It’s called the “seven minutes of terror.” As the 2,300-pound, six-wheeled, nuclear-powered Perseverance rover approaches Mars on Thursday, a supersonic parachute will slow the descent vehicle to 200 mph. About 70 feet above the landing site, retrorockets will settle it into a hover, then a “sky crane” will lower NASA’s newest rock-crawler to the rust-colored dirt below. As Perseverance touches down, the descent ship will boost itself clear and crash-land nearby.

Don’t worry, it’s going to be fine: Perseverance, which will explore martian geology and search for evidence of ancient microbial life there, is using known landing strategies, many from the 2012 Curiosity mission. What is new, though, is that earthlings will be able to hear much of the seven-minute drama. Embedded on the rover is a small microphone that, if all goes well, will record the sounds of the descent and, later, the martian environment itself, something no Mars probe has yet achieved.

Given the breadth of hypersensitive hardware humans have been shooting at planets for the past 60-odd years, it’s startling that we’ve never been able to listen in. Sure, there have been attempts: In the early 1980s, two Soviet Venera probes to Venus carried microphones for estimating wind speed. But the recordings were staticky and incoherent. NASA’s Mars Polar Lander mission in 1999 included a mic, but the probe crashed into pieces on arrival. NASA tried again in 2008 with the Phoenix Mars mission, but the mic was nixed before takeoff. Space agencies have many thousands of images of planetary exploration but precious little in the way of alien soundtracks.

So if modern equipment could finally capture the rush of wind and the staccato sandblasting of dust that will accompany video of the descent and landing and, yes, the clicks and whirrs of a robotic probe as it crawls over the sandy surface of Jezero Crater day in and day out (OK, sol in and sol out)—wouldn’t you want to hear that?

Jason Mezilis, a Los Angeles–based rock musician, composer, and lifelong space enthusiast, certainly did. In 2016, he was having drinks on a diner patio with his friend Joseph Carsten, who worked in robotics at NASA’s Jet Propulsion Laboratory nearby in Pasadena. They were talking about the Curiosity rover’s dramatic landing strategy, and Mezilis was curious what it would sound like. Would it be possible to mount a microphone on the upcoming Perseverance lander to capture the aural drama to accompany NASA’s video feed? “How cool would that be?” he mused.

Mezilis’ dogged pursuit of this query catapulted him toward a rendezvous with NASA. It’s a story that reminds us that innovation can come from surprising places.

Mezilis, a youthful 46-year-old with an unruly mop-top, was something of a late bloomer as a musician.
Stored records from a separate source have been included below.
+    __shared__ __attribute__((aligned(16))) float lds_w2p[READOUT_ORDER_MAX], lds_b1[128], lds_w2[136];
     __shared__ __attribute__((aligned(16))) int lds_order[READOUT_ORDER_MAX];
+    __shared__ __attribute__((aligned(16))) int lds_elem[READOUT_ORDER_MAX];
     const int tid = threadIdx.x;
-    for (int idx4 = tid; idx4 < 4 * 16 * 64; idx4 += blockDim.x) {
-        const int l = idx4 & 63, i = (idx4 >> 6) & 15, m = idx4 >> 10;
-        const float *wr = p.w1 + (32 * m + (l & 31)) * 128 + 8 * i;
-        const float4 w0 = *reinterpret_cast<const float4 *>(wr), w1 = *reinterpret_cast<const float4 *>(wr + 4);
-        const bool odd = (l >> 5) != 0;
-        reinterpret_cast<float4 *>(lds_w)[idx4] =
-            make_float4(odd ? w0.y : w0.x, odd ? w1.y : w1.x, odd ? w0.w : w0.z, odd ? w1.w : w1.z);
-    }
-    if (tid < 136) lds_w2[tid] = tid < 128 ? p.w2[tid] : 0.f;
-    if (tid < 128) lds_b1[tid] = p.b1[tid];
-    if (p.order) {
-        for (int i = tid; i < p.order_len; i += blockDim.x) lds_order[i] = p.order[i];
-    } else {
-        for (int i = tid; i < 8 + 128; i += blockDim.x)
-            lds_order[i] = i >= 8 ? i - 8 : (i == 0 || i == 1 ? 1 : (i == 3 ? 8 : (i == 4 ? 16 : 0)));
-    }
-    __syncthreads();
     const int lane = tid & 63, wave = tid >> 6;
     const int j = lane & 31, h = lane >> 5;
+    long long *tr = (p.trace && tid == 0) ? p.trace + 16 * blockIdx.x : nullptr;
+    long long t_mat = 0, t_epi = 0, t_walk = 0, n_done = 0, t0 = 0;
+    if (tr) tr[0] = clock64();
+    const long long total = p.batch * p.n_cand;
+    const long long ntile = (total + 31) / 32;
+    const long long nwave = (long long)gridDim.x * (blockDim.x >> 6), gwave = (long long)blockIdx.x * (blockDim.x >> 6) + wave;
+    const long long per_wave = ntile / nwave, longer = ntile - per_wave * nwave;
+    long long tile = gwave * per_wave + (gwave < longer ? gwave : longer);
+    const long long tend = tile + per_wave + (gwave < longer ? 1 : 0);
+    long long row_n = tile * 32 + j, b_n = 0, c_n = 0;
+    if (tile < tend) {
+        b_n = row_n / p.n_cand;
+        c_n = row_n - b_n * p.n_cand;
+    }
+    const auto load_next = [&](float4 (&bh)[8], const float *&qr, int &bad) {
+        const bool in = row_n < total;
+        const long long rowc = in ? row_n : total - 1, b = in ? b_n : p.batch - 1, c = in ? c_n : p.n_cand - 1;
+        const long long id = readout_node(p, rowc, b, c);
+        bad = id < 0;
+        const long long node = id < 0 ? 0 : id;
+        const float4 *hr = reinterpret_cast<const float4 *>(p.hidden + (b * p.num_node + node) * 64);
+#pragma unroll
+        for (int i = 0; i < 8; ++i) bh[i] = hr[2 * i + h];
+        qr = p.query + b * 64 + h;
+        row_n += 32;
+        c_n += 32;
+        while (c_n >= p.n_cand) c_n -= p.n_cand, ++b_n;
+    };
+    float4 bh0[8], bh1[8];
+    const float *qr0 = p.query, *qr1 = p.query;
+    int bad0 = 0, bad1 = 0;
+    if (tile < tend) load_next(bh0, qr0, bad0);
+    for (int s = 0; s < 8; ++s) {
+        const int g = wave * 8 + s;
+        const int row = (g >> 2) * 8 + (j >> 2), i = (g & 3) * 4 + (j & 3);
+        float4 v = *reinterpret_cast<const float4 *>(p.w1 + row * 128 + 8 * i + 4 * h);
+        swap32(v.x, v.y);
+        swap32(v.z, v.w);
+        reinterpret_cast<float4 *>(lds_w)[((row >> 5) * 16 + i) * 64 + (row & 31) + 32 * h] = v;
+    }
+    if (tid < 128) lds_b1[tid] = p.b1[tid];
+    if (tid < 136) lds_w2[tid] = tid < 128 ? p.w2[tid] : 0.f;
+    const int n_word = p.order ? p.order_len : 8 + 128;
+    for (int i = tid; i < n_word; i += blockDim.x)
+        lds_order[i] = p.order ? p.order[i] : (i >= 8 ? i - 8 : (i == 0 || i == 1 ? 1 : (i == 3 ? 8 : (i == 4 ? 16 : 0))));
+    __syncthreads();
+    for (int i = tid; i < n_word; i += blockDim.x) {
+        const int w = lds_order[i], k = w & 255;
+        lds_w2p[i] = lds_w2[k < 136 ? k : 128];
+        int group = 0;
+        if ((i & 3) == 0)
+            for (int e = 0; e < 8 && i + e < n_word; ++e) group |= lds_order[i + e] & 256;
+        lds_elem[i] = (k << 2) | ((w & 256) ? READOUT_ELEM_ROUNDED : 0) | (group ? READOUT_ELEM_GROUP_ROUNDED : 0);
+    }
+    __syncthreads();
+    if (tr) tr[1] = clock64();
     const float4 *w4 = reinterpret_cast<const float4 *>(lds_w);
     float *hid = lds_hid[wave];
     float *lv = lds_lane[wave];
-    const long long total = p.batch * p.n_cand;
-    const long long ntile = (total + 31) / 32;
-    const int wpb = blockDim.x >> 6;
-    const auto load_tile = [&](const long long tile, float4 (&bh)[8], float4 (&bq)[8]) {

He didn’t take up guitar until just before his senior year of high school, which caused his grades to plummet and his focus to drift. As a result, he flubbed a piano audition—he was unprepared and nervous—for the music school at UCLA, and UC San Diego rescinded his acceptance to its program. He made his way to De Anza College in Cupertino, his hometown, where a teacher taught him theory—performance, harmonic structure, musical analysis. This, it turned out, was the framework he needed. The instructor helped Mezilis prepare for music school placement tests, so when he applied to UC Berkeley’s music department, he got in handily. By the time he graduated, he was adept at guitar, bass, and piano, along with other keyboard instruments.
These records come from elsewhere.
template <int LPR, bool FAST, bool COMPACT>
__global__ __launch_bounds__(kNbThreads) __attribute__((amdgpu_waves_per_eu(kNbWavesPerSimd))) void cell_neighbors_kernel(CellTable t, const uint32_t* __restrict__ halo,
                                                                    CellGeom g, int K, int kp, int mw,
                                                                    int32_t* __restrict__ nbr,
                                                                    uint32_t* __restrict__ mask,
                                                                    int32_t* __restrict__ status) {
  extern __shared__ int s_mem[];
  const int lane = threadIdx.x & 63, wave = threadIdx.x >> 6;
  uint32_t* s_halo = reinterpret_cast<uint32_t*>(s_mem);
  const int rounds = (g.halo_cells + 63) >> 6;
  const bool halo_regs = COMPACT && rounds <= 8;
  const int halo_pad = halo_regs ? 0 : rounds * 64;
  const int per_wave = g.cells + 4 + kCells / 2 + 8 + (COMPACT ? kRowBufInts : 0);
  int* s_grid = s_mem + halo_pad + wave * per_wave;
  unsigned short* s_own = reinterpret_cast<unsigned short*>(s_grid + g.cells + 4);
  const int null_cell = g.cells;
  for (int h = threadIdx.x; h < halo_pad; h += blockDim.x) s_halo[h] = h < g.halo_cells ? halo[h] : 0xFFFFFFFFu;
  if (lane == 0) s_grid[null_cell] = -1;
  __syncthreads();

  int nblocks = t.ctr[0];
  if (nblocks > t.max_blocks) nblocks = (int)t.max_blocks;
  const int gwave = blockIdx.x * (blockDim.x / 64) + wave;
  const int nwaves = gridDim.x * (blockDim.x / 64);
  constexpr int kVoxPerIter = 64 / LPR;
  const int sub = lane % LPR, vsel = lane / LPR;
  const int num_chunks = (kp + LPR - 1) / LPR;
  uint32_t he[8];
#pragma unroll
  for (int u = 0; u < 8; ++u) {
    const int idx = u * 64 + lane;
    uint32_t e = COMPACT && idx < g.halo_cells ? halo[idx] : 0xFFFFFFFFu;
    if (e == 0xFFFFFFFFu) e = (31u << 27) | (uint32_t)(g.cells + 1);
    he[u] = e;
  }
  auto load_head = [&](int seq, int& nb, int4& v0, int4& v1) {
    nb = -1;
    v0 = make_int4(-1, -1, -1, -1);
    v1 = v0;
    if (seq < nblocks) {
      if (lane < 27) nb = t.nbtab[(int64_t)seq * 32 + lane];
      const int4* own = reinterpret_cast<const int4*>(t.cells + (int64_t)seq * kCells) + lane * 2;
      v0 = own[0];
      v1 = own[1];
    }
  };
  int seq = gwave;
  int nb_c, nb_n;
  int4 c0, c1, n0, n1;
  load_head(seq, nb_c, c0, c1);
  load_head(seq + nwaves, nb_n, n0, n1);
  int hv[8];
  auto gather = [&](int nb, int r0) {
#pragma unroll
    for (int u = 0; u < 8; ++u) {
      hv[u] = -1;
      if (r0 + u < rounds) {
        const uint32_t e = s_halo[(r0 + u) * 64 + lane];
        const int nid = __shfl(nb, (int)((e >> 27) & 31u));
        if (e != 0xFFFFFFFFu && nid >= 0) hv[u] = t.cells[(int64_t)nid * kCells + ((e >> 16) & (kCells - 1))];
      }
    }
  };
  int nidv[8];
  auto gather8 = [&](int nb) {
#pragma unroll
    for (int u = 0; u < 8; ++u) nidv[u] = __shfl(nb, (int)(he[u] >> 27));
#pragma unroll
    for (int u = 0; u < 8; ++u)
      if (u < rounds) {
        const int safe = nidv[u] < 0 ? 0 : nidv[u];
        hv[u] = t.cells[(int64_t)safe * kCells + ((he[u] >> 16) & (kCells - 1))];
      }
  };
  auto scatter8 = [&]() {
#pragma unroll
    for (int u = 0; u < 8; ++u)
      if (u < rounds) s_grid[he[u] & 0xFFFFu] = nidv[u] >= 0 ? hv[u] : -1;
  };
  auto scatter_halo = [&](int r0) {
#pragma unroll
    for (int u = 0; u < 8; ++u)
      if (r0 + u < rounds) {
        const uint32_t e = s_halo[(r0 + u) * 64 + lane];
        if (e != 0xFFFFFFFFu) s_grid[e & 0xFFFFu] = hv[u];
      }
  };
  int* s_rows = s_grid + g.cells + 4 + kCells / 2 + 8;
  int pend_row = -1;
  auto flush_rows = [&](int row) {
    __builtin_amdgcn_fence(__ATOMIC_RELEASE, "wavefront");
    __builtin_amdgcn_wave_barrier();
    if (row >= 0) mask[row] = (uint32_t)s_rows[lane];
    const int piece = lane & 3;
    int rid[4];
    int4 v[4];
#pragma unroll
    for (int q = 0; q < 4; ++q) rid[q] = __shfl(row, (lane >> 2) + 16 * q);
#pragma unroll
    for (int q = 0; q < 4; ++q) {
      const int r = (lane >> 2) + 16 * q;
      v[q].x = s_rows[(piece * 4 + 0) * kRowBufPitch + r];
      v[q].y = s_rows[(piece * 4 + 1) * kRowBufPitch + r];
      v[q].z = s_rows[(piece * 4 + 2) * kRowBufPitch + r];
      v[q].w = s_rows[(piece * 4 + 3) * kRowBufPitch + r];
    }
#pragma unroll
    for (int q = 0; q < 4; ++q)
      if (rid[q] >= 0 && __popc((uint32_t)s_rows[(lane >> 2) + 16 * q]) >= 4 * piece) {
        if (FAST)
          *reinterpret_cast<int4*>(reinterpret_cast<char*>(nbr) + (__umul24((uint32_t)rid[q], kCompactPitch * 4u) + (uint32_t)piece * 16u)) = v[q];
        else
          *reinterpret_cast<int4*>(nbr + (int64_t)rid[q] * kCompactPitch + piece * 4) = v[q];
      }
    __builtin_amdgcn_fence(__ATOMIC_ACQUIRE, "wavefront");
    __builtin_amdgcn_wave_barrier();
  };
#ifdef WCN_PROF
  if (lane == 0 && gwave < 4096) g_bprof[gwave * 12 + 9] = wall_clock64();
#endif
  if (seq < nblocks) {
    if (halo_regs) gather8(nb_c);
    else gather(nb_c, 0);
  }
#ifdef WCN_PROF
  unsigned long long prof_prev = wall_clock64(), prof_acc[8] = {0, 0, 0, 0, 0, 0, 0, 0}, prof_blocks = 0;
  const unsigned long long prof_loop0 = prof_prev;
#endif
  for (; seq < nblocks; seq += nwaves) {
    BSTAMP(0);
#ifdef WCN_PROF
    ++prof_blocks;
#endif
    if (halo_regs) scatter8();
    else scatter_halo(0);
    for (int r0 = 8; r0 < rounds; r0 += 8) {
      gather(nb_c, r0);
      scatter_halo(r0);
    }
    BSTAMP(1);
    const int vals[8] = {c0.x, c0.y, c0.z, c0.w, c1.x, c1.y, c1.z, c1.w};
    const int cell0 = ((lane >> 3) + g.hx) * g.px + ((lane & 7) + g.hy) * g.py + g.hz;
    int mine = 0;
#pragma unroll
    for (int z = 0; z < 8; ++z) {
      s_grid[cell0 + z] = vals[z];
      mine += vals[z] >= 0;
    }
    int incl = mine;
#pragma unroll
    for (int d = 1; d < 64; d <<= 1) {
      const int up = __shfl_up(incl, d);
      if (lane >= d) incl += up;
    }
    const int own_cnt = __shfl(incl, 63);
    int at = incl - mine;
#pragma unroll
    for (int z = 0; z < 8; ++z)
      if (vals[z] >= 0) s_own[at++] = (unsigned short)((cell0 + z) * 4);
    if (lane < 2 * kVoxPerIter) s_own[own_cnt + lane] = (unsigned short)(null_cell * 4);
    BSTAMP(4);
    if (COMPACT) {
      flush_rows(pend_row);
      pend_row = -1;
    }
    BSTAMP(5);
    nb_c = nb_n; c0 = n0; c1 = n1;
    if (seq + nwaves < nblocks) {
      if (halo_regs) gather8(nb_c);
      else gather(nb_c, 0);
    }
    BSTAMP(6);
    load_head(seq + 2 * nwaves, nb_n, n0, n1);
    __builtin_amdgcn_fence(__ATOMIC_RELEASE, "wavefront");
    __builtin_amdgcn_wave_barrier();
    BSTAMP(2);
    const char* grid_bytes = reinterpret_cast<const char*>(s_grid);
    if (COMPACT) {
      int delta_lane = 0;
      if (lane < K) {
        const int l = lane % g.kz, j = (lane / g.kz) % g.ky, i = lane / (g.kz * g.ky);
        delta_lane = ((i - g.cx) * g.dx * g.px + (j - g.cy) * g.dy * g.py + (l - g.cz) * g.dz) * 4;
      }
      bool over = false;
      char* rows_bytes = reinterpret_cast<char*>(s_rows);
      const int origin4 = (g.hx * g.px + g.hy * g.py + g.hz) * 4;
      const uint32_t wp0 = (uint32_t)(kRowBufPitch + lane) * 4u, wp_max = (uint32_t)(kCompactPitch * kRowBufPitch + lane) * 4u;
      for (int e0 = 0; e0 < own_cnt; e0 += 64) {
        const bool live = e0 + lane < own_cnt;
        const int cell = live ? (int)s_own[e0 + lane] : origin4;
        const int row = live ? *reinterpret_cast<const int*>(grid_bytes + cell) : -1;
        uint32_t wp = wp0, rev = 0;
        auto answer = [&](int f) {
          *reinterpret_cast<int*>(rows_bytes + wp) = f;
          const uint32_t h = f >= 0 ? 1u : 0u;
          rev = (rev << 1) | h;
          wp = min(wp + h * (uint32_t)(kRowBufPitch * 4), wp_max);
        };
        int k = 0;
        for (; k + 4 <= K; k += 4) {
          int f[4];
#pragma unroll
          for (int u = 0; u < 4; ++u)
            f[u] = *reinterpret_cast<const int*>(grid_bytes + cell + __builtin_amdgcn_readlane(delta_lane, k + u));
#pragma unroll
          for (int u = 0; u < 4; ++u) answer(f[u]);
        }
        for (; k < K; ++k) answer(*reinterpret_cast<const int*>(grid_bytes + cell + __builtin_amdgcn_readlane(delta_lane, k)));
        const uint32_t m = __brev(rev) >> (32 - K);
        over = over || (live && __popc(m) > kCompactIds);
        s_rows[lane] = (int)m;
        if (e0 + 64 < own_cnt) flush_rows(row);
        else pend_row = row;
      }
      if (__any(over) && lane == 0) atomicOr(status, (int)WCN_FLAG_ROW_OVERFLOW);
    } else
    for (int kc = 0; kc < num_chunks; ++kc) {
      const int k = kc * LPR + sub;
      const bool k_real = k < K, k_store = k < kp;
      const int l = k % g.kz, j = (k / g.kz) % g.ky, i = k / (g.kz * g.ky);
      const int ox = (i - g.cx) * g.dx, oy = (j - g.cy) * g.dy, oz = (l - g.cz) * g.dz;
      const int delta4 = k_real ? (ox * g.px + oy * g.py + oz) * 4 : 0;
      const int w0 = (kc * LPR) >> 5;
      for (int e0 = 0; e0 < own_cnt; e0 += 2 * kVoxPerIter) {
        const int cell_a = s_own[e0 + vsel], cell_b = s_own[e0 + kVoxPerIter + vsel];
        const int row_a = *reinterpret_cast<const int*>(grid_bytes + cell_a);
        const int row_b = *reinterpret_cast<const int*>(grid_bytes + cell_b);
        int found_a = *reinterpret_cast<const int*>(grid_bytes + cell_a + delta4);
        int found_b = *reinterpret_cast<const int*>(grid_bytes + cell_b + delta4);
        if (!k_real) { found_a = -1; found_b = -1; }
        const unsigned long long ball_a = __ballot(found_a >= 0), ball_b = __ballot(found_b >= 0);
        uint32_t bits_a, bits_b, hi_a = 0, hi_b = 0;
        if (LPR == 64) {
          bits_a = (uint32_t)ball_a; hi_a = (uint32_t)(ball_a >> 32);
          bits_b = (uint32_t)ball_b; hi_b = (uint32_t)(ball_b >> 32);
        } else if (LPR == 32) {
          bits_a = vsel ? (uint32_t)(ball_a >> 32) : (uint32_t)ball_a;
          bits_b = vsel ? (uint32_t)(ball_b >> 32) : (uint32_t)ball_b;
        } else {
          bits_a = (uint32_t)(ball_a >> (vsel * LPR)) & ((1u << LPR) - 1u);
          bits_b = (uint32_t)(ball_b >> (vsel * LPR)) & ((1u << LPR) - 1u);
        }
        if (FAST) {
          char* nbr_b = reinterpret_cast<char*>(nbr);
          char* mask_b = reinterpret_cast<char*>(mask);
          const uint32_t kp4 = (uint32_t)kp * 4u, mw4 = (uint32_t)mw * 4u, k4 = (uint32_t)k * 4u, w4 = (uint32_t)w0 * 4u;
          if (row_a >= 0 && k_store) *reinterpret_cast<int*>(nbr_b + (__umul24((uint32_t)row_a, kp4) + k4)) = found_a;
          if (row_b >= 0 && k_store) *reinterpret_cast<int*>(nbr_b + (__umul24((uint32_t)row_b, kp4) + k4)) = found_b;
          if (sub == 0 && w0 < mw) {
            if (row_a >= 0) *reinterpret_cast<uint32_t*>(mask_b + (__umul24((uint32_t)row_a, mw4) + w4)) = bits_a;
            if (row_b >= 0) *reinterpret_cast<uint32_t*>(mask_b + (__umul24((uint32_t)row_b, mw4) + w4)) = bits_b;
            if (LPR == 64 && w0 + 1 < mw) {
              if (row_a >= 0) *reinterpret_cast<uint32_t*>(mask_b + (__umul24((uint32_t)row_a, mw4) + w4 + 4u)) = hi_a;
              if (row_b >= 0) *reinterpret_cast<uint32_t*>(mask_b + (__umul24((uint32_t)row_b, mw4) + w4 + 4u)) = hi_b;
            }
          }
        } else {
          if (row_a >= 0 && k_store) nbr[(int64_t)row_a * kp + k] = found_a;
          if (row_b >= 0 && k_store) nbr[(int64_t)row_b * kp + k] = found_b;
          if (sub == 0 && w0 < mw) {
            if (row_a >= 0) mask[(int64_t)row_a * mw + w0] = bits_a;
            if (row_b >= 0) mask[(int64_t)row_b * mw + w0] = bits_b;
            if (LPR == 64 && w0 + 1 < mw) {
              if (row_a >= 0) mask[(int64_t)row_a * mw + w0 + 1] = hi_a;
              if (row_b >= 0) mask[(int64_t)row_b * mw + w0 + 1] = hi_b;
            }
          }
        }
      }
    }
    BSTAMP(3);

    __builtin_amdgcn_fence(__ATOMIC_ACQUIRE, "wavefront");
    __builtin_amdgcn_wave_barrier();
  }
  if (COMPACT) flush_rows(pend_row);
#ifdef WCN_PROF
  if (lane == 0 && gwave < 4096) {
    for (int i = 0; i < 8; ++i) g_bprof[gwave * 12 + i] = prof_acc[i];
    g_bprof[gwave * 12 + 8] = prof_blocks;
    g_bprof[gwave * 12 + 10] = prof_loop0;
    g_bprof[gwave * 12 + 11] = wall_clock64();
  }
#endif
}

A few years after college, Mezilis, who uses the stage name Jason Achilles, headed to Los Angeles, and over the next years played in rock bands—Black Belt Karate, Your Horrible Smile, Owl—and did recording and production work. He has his own studio in the sprawling warehouse Downtown Rehearsal, where he recorded his first solo album, Comedown. He has since collaborated with Hungarian and Czechoslovakian symphony orchestras to record his compositions, and he’s now helping Guns N’ Roses keyboardist Dizzy Reed produce his next album. In other words, he’s had a bright and diverse career, but it ain’t rocket science, at least not the kind JPL looks for.